(Saved data entries)
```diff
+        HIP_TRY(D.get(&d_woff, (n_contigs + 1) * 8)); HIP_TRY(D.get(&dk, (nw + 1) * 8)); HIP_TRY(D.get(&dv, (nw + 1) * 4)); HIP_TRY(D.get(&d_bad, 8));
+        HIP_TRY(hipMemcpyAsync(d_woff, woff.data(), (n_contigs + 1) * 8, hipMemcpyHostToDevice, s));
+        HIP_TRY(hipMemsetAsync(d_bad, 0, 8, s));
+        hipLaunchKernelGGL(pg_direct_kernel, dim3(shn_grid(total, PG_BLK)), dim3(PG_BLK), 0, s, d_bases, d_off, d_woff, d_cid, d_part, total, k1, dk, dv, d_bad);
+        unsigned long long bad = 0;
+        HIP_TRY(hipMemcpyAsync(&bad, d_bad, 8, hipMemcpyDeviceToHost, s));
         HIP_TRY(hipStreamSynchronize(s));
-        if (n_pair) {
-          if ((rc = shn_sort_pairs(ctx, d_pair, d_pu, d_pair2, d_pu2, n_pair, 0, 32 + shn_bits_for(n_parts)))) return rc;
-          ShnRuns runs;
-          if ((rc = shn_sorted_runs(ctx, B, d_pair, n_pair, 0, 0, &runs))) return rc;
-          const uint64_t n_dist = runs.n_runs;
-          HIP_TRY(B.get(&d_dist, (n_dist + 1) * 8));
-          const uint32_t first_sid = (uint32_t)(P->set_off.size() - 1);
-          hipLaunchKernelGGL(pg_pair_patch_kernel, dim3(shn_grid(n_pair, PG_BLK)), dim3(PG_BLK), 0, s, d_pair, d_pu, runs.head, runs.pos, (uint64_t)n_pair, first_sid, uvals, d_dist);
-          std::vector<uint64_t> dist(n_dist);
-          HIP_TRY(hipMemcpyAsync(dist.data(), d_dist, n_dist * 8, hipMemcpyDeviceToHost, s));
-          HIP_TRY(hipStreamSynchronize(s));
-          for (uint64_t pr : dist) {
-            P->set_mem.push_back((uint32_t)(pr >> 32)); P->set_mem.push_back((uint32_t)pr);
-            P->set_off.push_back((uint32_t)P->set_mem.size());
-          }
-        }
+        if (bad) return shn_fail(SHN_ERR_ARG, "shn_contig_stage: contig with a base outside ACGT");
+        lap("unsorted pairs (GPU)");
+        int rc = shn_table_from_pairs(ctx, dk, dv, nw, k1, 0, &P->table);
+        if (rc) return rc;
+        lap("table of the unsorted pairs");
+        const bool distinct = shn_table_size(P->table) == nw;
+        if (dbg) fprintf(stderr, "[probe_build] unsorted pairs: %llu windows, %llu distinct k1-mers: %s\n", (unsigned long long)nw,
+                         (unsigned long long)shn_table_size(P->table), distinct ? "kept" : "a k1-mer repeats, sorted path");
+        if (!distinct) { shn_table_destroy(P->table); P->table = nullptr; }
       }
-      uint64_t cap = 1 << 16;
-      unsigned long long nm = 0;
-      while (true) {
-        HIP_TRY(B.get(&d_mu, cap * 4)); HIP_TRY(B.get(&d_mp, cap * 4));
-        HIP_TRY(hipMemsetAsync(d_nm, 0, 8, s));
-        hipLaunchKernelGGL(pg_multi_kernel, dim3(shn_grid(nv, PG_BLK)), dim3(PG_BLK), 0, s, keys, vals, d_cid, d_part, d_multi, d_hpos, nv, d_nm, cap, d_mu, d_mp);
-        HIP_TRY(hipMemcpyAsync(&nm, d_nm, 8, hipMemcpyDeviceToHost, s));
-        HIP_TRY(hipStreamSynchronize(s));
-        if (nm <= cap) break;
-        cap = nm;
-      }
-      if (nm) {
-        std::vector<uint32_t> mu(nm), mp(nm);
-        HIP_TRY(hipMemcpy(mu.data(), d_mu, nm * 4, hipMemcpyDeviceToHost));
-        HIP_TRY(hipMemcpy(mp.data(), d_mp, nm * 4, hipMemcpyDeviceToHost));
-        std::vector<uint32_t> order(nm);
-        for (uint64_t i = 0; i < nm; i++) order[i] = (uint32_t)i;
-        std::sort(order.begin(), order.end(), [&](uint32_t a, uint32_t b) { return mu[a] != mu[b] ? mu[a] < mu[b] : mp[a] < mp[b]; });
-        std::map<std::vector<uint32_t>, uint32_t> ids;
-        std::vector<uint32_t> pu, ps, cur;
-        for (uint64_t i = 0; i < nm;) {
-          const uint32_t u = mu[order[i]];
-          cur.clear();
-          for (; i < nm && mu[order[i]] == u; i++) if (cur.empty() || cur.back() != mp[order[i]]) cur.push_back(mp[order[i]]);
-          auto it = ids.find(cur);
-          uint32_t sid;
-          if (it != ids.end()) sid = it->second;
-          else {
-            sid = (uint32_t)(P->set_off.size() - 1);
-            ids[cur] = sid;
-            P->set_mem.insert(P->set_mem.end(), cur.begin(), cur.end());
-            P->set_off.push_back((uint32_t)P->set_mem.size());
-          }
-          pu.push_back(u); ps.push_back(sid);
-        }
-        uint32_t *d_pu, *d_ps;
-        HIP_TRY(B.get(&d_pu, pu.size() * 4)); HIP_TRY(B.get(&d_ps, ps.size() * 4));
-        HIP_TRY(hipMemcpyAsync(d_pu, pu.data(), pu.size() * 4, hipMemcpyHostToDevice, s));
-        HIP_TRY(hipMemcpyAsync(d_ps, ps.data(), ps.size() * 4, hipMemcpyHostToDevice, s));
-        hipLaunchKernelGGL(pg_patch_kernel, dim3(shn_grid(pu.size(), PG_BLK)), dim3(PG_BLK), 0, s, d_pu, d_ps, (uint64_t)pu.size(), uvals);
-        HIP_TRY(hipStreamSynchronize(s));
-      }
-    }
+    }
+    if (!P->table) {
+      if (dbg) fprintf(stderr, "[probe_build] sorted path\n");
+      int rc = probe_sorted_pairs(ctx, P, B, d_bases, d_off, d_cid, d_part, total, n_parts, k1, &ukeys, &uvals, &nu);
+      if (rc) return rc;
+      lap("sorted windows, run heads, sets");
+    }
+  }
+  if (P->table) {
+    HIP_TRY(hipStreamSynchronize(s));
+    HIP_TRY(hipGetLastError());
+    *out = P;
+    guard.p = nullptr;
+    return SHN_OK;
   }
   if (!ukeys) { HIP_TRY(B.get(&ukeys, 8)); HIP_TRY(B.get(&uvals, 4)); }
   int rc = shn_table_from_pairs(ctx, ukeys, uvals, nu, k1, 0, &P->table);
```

* _GOAL OF THE EXERCISE_
Copy every line from the records above that contains the word "hipMemsetAsync".

* _SOLVED EXERCISE_
+        HIP_TRY(hipMemsetAsync(d_bad, 0, 8, s));
-        HIP_TRY(hipMemsetAsync(d_nm, 0, 8, s));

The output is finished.